- What is expected -
Search the entries for the word "extern" and pull out each line that has it.

..........

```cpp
int launch_roi_align(hipStream_t s, mcg_dtype dt, const void* const feats[4], const int feat_h[4], const int feat_w[4],
                     const int strides[4], int C, const float* boxes, int num_boxes, int boxes_per_frame, const int32_t* frame_of,
                     int pyramid_frames, void* out, int32_t* levels_out) {
  RoiLevels lv;
  for (int i = 0; i < 4; ++i) {
    lv.feat[i] = feats[i]; lv.h[i] = feat_h[i]; lv.w[i] = feat_w[i];
    lv.scale[i] = 1.0f / (float)strides[i];
  }
  const int epc = mcg_is16(dt) ? 8 : 4;
  MCG_CHECK_ARG(C % epc == 0 && C / epc <= 256 && 256 % (C / epc) == 0, "roi_align: unsupported channel count %d", C);
  if (dt == MCG_BF16)
    hipLaunchKernelGGL(roi_align_kernel<bf16_t>, dim3(num_boxes), dim3(256), 0, s, lv, C, boxes, boxes_per_frame, frame_of, pyramid_frames,
                       (bf16_t*)out, levels_out, 56.f);
  else if (dt == MCG_F16)
    hipLaunchKernelGGL(roi_align_kernel<f16_t>, dim3(num_boxes), dim3(256), 0, s, lv, C, boxes, boxes_per_frame, frame_of, pyramid_frames,
                       (f16_t*)out, levels_out, 56.f);
  else
    hipLaunchKernelGGL(roi_align_kernel<float>, dim3(num_boxes), dim3(256), 0, s, lv, C, boxes, boxes_per_frame, frame_of, pyramid_frames,
                       (float*)out, levels_out, 56.f);
  MCG_CHECK_LAUNCH("roi_align");
  return MCG_OK;
}

extern "C" int mcg_roi_align(mcg_stream s, mcg_dtype dt, const void* const feats[4], const int feat_h[4], const int feat_w[4],
                             const int strides[4], int C, const float* boxes, int num_boxes, int boxes_per_frame,
                             void* out, int32_t* levels_out) {
  MCG_CHECK_ARG(feats && feat_h && feat_w && strides && boxes && out, "mcg_roi_align: null pointer");
  MCG_CHECK_ARG(num_boxes > 0 && boxes_per_frame > 0, "mcg_roi_align: empty box set");
  for (int i = 0; i < 4; ++i) MCG_CHECK_ARG(feats[i] && feat_h[i] > 0 && feat_w[i] > 0 && strides[i] > 0, "mcg_roi_align: bad level %d", i);
  return launch_roi_align((hipStream_t)s, dt, feats, feat_h, feat_w, strides, C, boxes, num_boxes, boxes_per_frame, nullptr, 0, out, levels_out);
}

extern "C" int mcg_roi_align_indexed(mcg_stream s, mcg_dtype dt, const void* const feats[4], const int feat_h[4], const int feat_w[4],
                                     const int strides[4], int C, const float* boxes, int num_boxes, int boxes_per_frame,
                                     const int32_t* frame_of, int pyramid_frames, void* out, int32_t* levels_out) {
  MCG_CHECK_ARG(feats && feat_h && feat_w && strides && boxes && out && frame_of, "mcg_roi_align_indexed: null pointer");
  MCG_CHECK_ARG(num_boxes > 0 && boxes_per_frame > 0 && pyramid_frames > 0, "mcg_roi_align_indexed: empty box set or pyramid");
  for (int i = 0; i < 4; ++i) MCG_CHECK_ARG(feats[i] && feat_h[i] > 0 && feat_w[i] > 0 && strides[i] > 0, "mcg_roi_align_indexed: bad level %d", i);
  return launch_roi_align((hipStream_t)s, dt, feats, feat_h, feat_w, strides, C, boxes, num_boxes, boxes_per_frame, frame_of, pyramid_frames,
                          out, levels_out);
}
```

..........

- Response below -
extern "C" int mcg_roi_align(mcg_stream s, mcg_dtype dt, const void* const feats[4], const int feat_h[4], const int feat_w[4],
extern "C" int mcg_roi_align_indexed(mcg_stream s, mcg_dtype dt, const void* const feats[4], const int feat_h[4], const int feat_w[4],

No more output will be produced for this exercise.